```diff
@@ -228,10 +243,10 @@
     return plan_devices(ctx, mode, lower, upper, launches, [&](DevicePlan& dp) -> int {
         std::vector<bm_segment_t> segs;
         BM_TRY(plan_segments(msg, len, dp.piece.lo, dp.piece.hi, segs, ctx->max_windows));
+        size_t big = 0;
+        for (size_t i = 1; i < segs.size(); ++i)
+            if (segs[i].vhi - segs[i].vlo > segs[big].vhi - segs[big].vlo) big = i;
         if (ctx->streams > 1 && ctx->tail_nonces > 0 && !segs.empty()) {
-            size_t big = 0;
-            for (size_t i = 1; i < segs.size(); ++i)
-                if (segs[i].vhi - segs[i].vlo > segs[big].vhi - segs[big].vlo) big = i;
             bm_segment_t& b = segs[big];
             if ((b.vhi - b.vlo) / 8 >= ctx->tail_nonces) {
                 bm_segment_t t = b;
@@ -240,7 +255,31 @@
                 segs.push_back(t);
             }
         }
-        for (const bm_segment_t& seg : segs) BM_TRY(size_launch(ctx, dp, mode.kind, seg));
+        BulkSplit bulk{};
+        if (ctx->streams > 1 && ctx->bulk_share16 > 0 && !segs.empty() && bulk_capable(mode.kind, segs[big]) &&
+            (ctx->task_digits == 0 || ctx->task_digits == kMaxInnerDigits)) {
+            uint64_t least = ctx->bulk_min;
+            if (least == 0) {
+                int fk = -1;
+                const void* fn = segment_kernel(ctx, mode.kind, segs[big], &fk);
+                if (!fn) return BM_EINTERNAL;
+                const uint64_t lanes = resident_blocks(ctx, dp.d, fn) * (uint64_t)kBlock;
+                least = std::max(kBulkMinNonces, 4 * lanes * (uint64_t)kBulkTaskNonces);
+            }
+            bulk = split_bulk(segs[big].vlo, segs[big].vhi, ctx->bulk_share16, least);
+        }
+        for (size_t i = 0; i < segs.size(); ++i) {
+            if (i != big || bulk.n == 0) {
+                BM_TRY(size_launch(ctx, dp, mode.kind, segs[i]));
+                continue;
+            }
+            for (int k = 0; k < bulk.n; ++k) {
+                bm_segment_t piece = segs[i];
+                piece.vlo = bulk.piece[k].vlo;
+                piece.vhi = bulk.piece[k].vhi;
+                BM_TRY(size_launch(ctx, dp, mode.kind, piece, bulk.piece[k].ms));
+            }
+        }
         return BM_OK;
     });
 }
@@ -300,6 +339,18 @@
     else if (ns > 1)
         std::stable_sort(order.begin(), order.end(),
                          [&](uint32_t x, uint32_t y) { return launches[x].stat.nonces > launches[y].stat.nonces; });
+    if (ns > 1 && !mode.first_hit()) {
+        const auto role = [&](int ms) {
+            return std::find_if(order.begin(), order.end(), [&](uint32_t x) { return launches[x].piece_ms == ms; });
+        };
+        const auto b = role(kMaxInnerDigits), s = role(kDefaultInnerDigits);
+        if (b != order.end() && s != order.end() && s != b + 1) {
+            if (s > b)
+                std::rotate(b + 1, s, s + 1);
+            else
+                std::rotate(s, s + 1, b + 1);
+        }
+    }
     if (ns > 1) {
         BM_HIP(hipEventRecord(d.fork, d.stream));
         for (int k = 0; k + 1 < ns; ++k) BM_HIP(hipStreamWaitEvent(d.aux[k], d.fork, 0));
@@ -379,6 +430,7 @@
 
 void begin_call(bm_ctx* ctx, const Mode& mode) {
     std::memset(&ctx->stats, 0, sizeof ctx->stats);
+    ctx->launch_first.clear();
     if (mode.first_hit()) std::memset(&ctx->tstats, 0, sizeof ctx->tstats);
     record_rccl(ctx, false);
     stamp_common(ctx);
@@ -387,6 +439,7 @@
 int fail_call(bm_ctx* ctx, int rc, int rccl_status = 0) {
     drain(ctx);
     std::memset(&ctx->stats, 0, sizeof ctx->stats);
+    ctx->launch_first.clear();
     record_rccl(ctx, false);
     ctx->stats.rccl_status = rccl_status;
     stamp_common(ctx);
@@ -436,7 +489,10 @@
                     st.span_ms = std::max(st.span_ms, (double)sp);
                 }
             }
-            if (st.recorded < BM_MAX_LAUNCH_STATS) st.launch[st.recorded++] = L.stat;
+            if (st.recorded < BM_MAX_LAUNCH_STATS) {
+                st.launch[st.recorded++] = L.stat;
+                ctx->launch_first.push_back(L.first_nonce);
+            }
             ++li;
         }
     }
diff --git a/include/btcminer.h b/include/btcminer.h
--- a/include/btcminer.h
+++ b/include/btcminer.h
@@ -370,6 +370,13 @@
 
 int bm_ctx_set_task_digits(bm_ctx_t* ctx, int digits);
 
+int bm_ctx_set_bulk(bm_ctx_t* ctx, int share16, uint64_t min_nonces);
+
+int bm_plan_bulk_split(uint64_t vlo, uint64_t vhi, int share16, uint64_t min_nonces, uint64_t* lo, uint64_t* hi,
+                       int* ms, int* n);
+
+int bm_ctx_last_launch_starts(const bm_ctx_t* ctx, uint64_t* first_nonce, int cap, int* n);
+
 #define BM_COMBINE_AUTO 0
 #define BM_COMBINE_RCCL 1
 #define BM_COMBINE_HOST 2
```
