template <typename KeyT>
__global__ __launch_bounds__(1024) void fill_slots_publish_kernel(const int64_t* __restrict__ offs,
                                                                  const KeyT* __restrict__ keys, uint32_t k,
                                                                  KeyT* __restrict__ slot_key, int64_t m, KeyT* dst,
                                                                  uint32_t* flag, uint32_t gen) {
    for (uint32_t j = threadIdx.x; j < k; j += blockDim.x) {
        KeyT v;
        if (offs[j] >= 0) {
            v = keys[j];
            slot_key[j] = v;
        } else {
            v = slot_key[j];
        }
        if ((int64_t)j < m) dst[j] = v;
    }
    publish_flag(flag, gen);
}

bool resolve_indices_publish_ok(uint32_t k) { return k <= kIdxPublishMaxK; }

hipError_t launch_resolve_indices(const SlotBlock& sb, const Batch& b, int64_t* offs, const Publication& pub,
                                  hipStream_t st) {
    if (!pub.dst)
        hipLaunchKernelGGL(resolve_indices_kernel, dim3(grid_for(sb.k, 256 * 64)), dim3(kBlock), 0, st, b.base, b.n, sb.k,
                           sb.win, sb.slot_idx, (int)b.fresh, (uint8_t*)sb.slot_key, sb.key_width, offs);
    else if (!resolve_indices_publish_ok(sb.k))
        return hipErrorInvalidValue;
    else
        hipLaunchKernelGGL(resolve_indices_publish_kernel, dim3(1), dim3(one_group_threads(sb.k)), 0, st, b.base, b.n,
                           sb.k, sb.win, sb.slot_idx, (int)b.fresh, (uint8_t*)sb.slot_key, sb.key_width, offs,
                           (int64_t*)pub.dst, pub.flag, pub.gen);
    return hipGetLastError();
}

bool fill_slots_publish_ok(uint32_t k, int key_width) {
    return k <= kIdxPublishMaxK && (key_width == 4 || key_width == 8);
}

hipError_t launch_fill_slots(const int64_t* offs, const void* keys, const SlotBlock& sb, const Publication& pub,
                             hipStream_t st) {
    if (!pub.dst) {
        hipLaunchKernelGGL(fill_slots_kernel, dim3(grid_for(sb.k, 256 * 64)), dim3(kBlock), 0, st, offs,
                           (const uint8_t*)keys, sb.k, sb.key_width, (uint8_t*)sb.slot_key);
        return hipGetLastError();
    }
    if (!fill_slots_publish_ok(sb.k, sb.key_width)) return hipErrorInvalidValue;
    return with_key_type(sb.key_width, [&](auto t) {
        using T = decltype(t);
        hipLaunchKernelGGL(fill_slots_publish_kernel<T>, dim3(1), dim3(one_group_threads(sb.k)), 0, st, offs,
                           (const T*)keys, sb.k, (T*)sb.slot_key, pub.m, (T*)pub.dst, pub.flag, pub.gen);
    });
}

hipError_t launch_replay_events(const int64_t* ev_pos, const int32_t* ev_slot, int64_t n_events,
                                uint32_t k, unsigned long long* batch_win, hipStream_t st) {
    if (n_events <= 0) return hipSuccess;
    const unsigned grid = (unsigned)((n_events + kBlock - 1) / kBlock);
    hipLaunchKernelGGL(replay_kernel, dim3(grid), dim3(kBlock), 0, st, ev_pos, ev_slot, n_events, k,
                       batch_win);
    return hipGetLastError();
}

▶ Problem description
Of all the lines in the data above, show only those that hold the word "launches".

▶ Your solution
     return plan_devices(ctx, mode, lower, upper, launches, [&](DevicePlan& dp) -> int {
                          [&](uint32_t x, uint32_t y) { return launches[x].stat.nonces > launches[y].stat.nonces; });
+            return std::find_if(order.begin(), order.end(), [&](uint32_t x) { return launches[x].piece_ms == ms; });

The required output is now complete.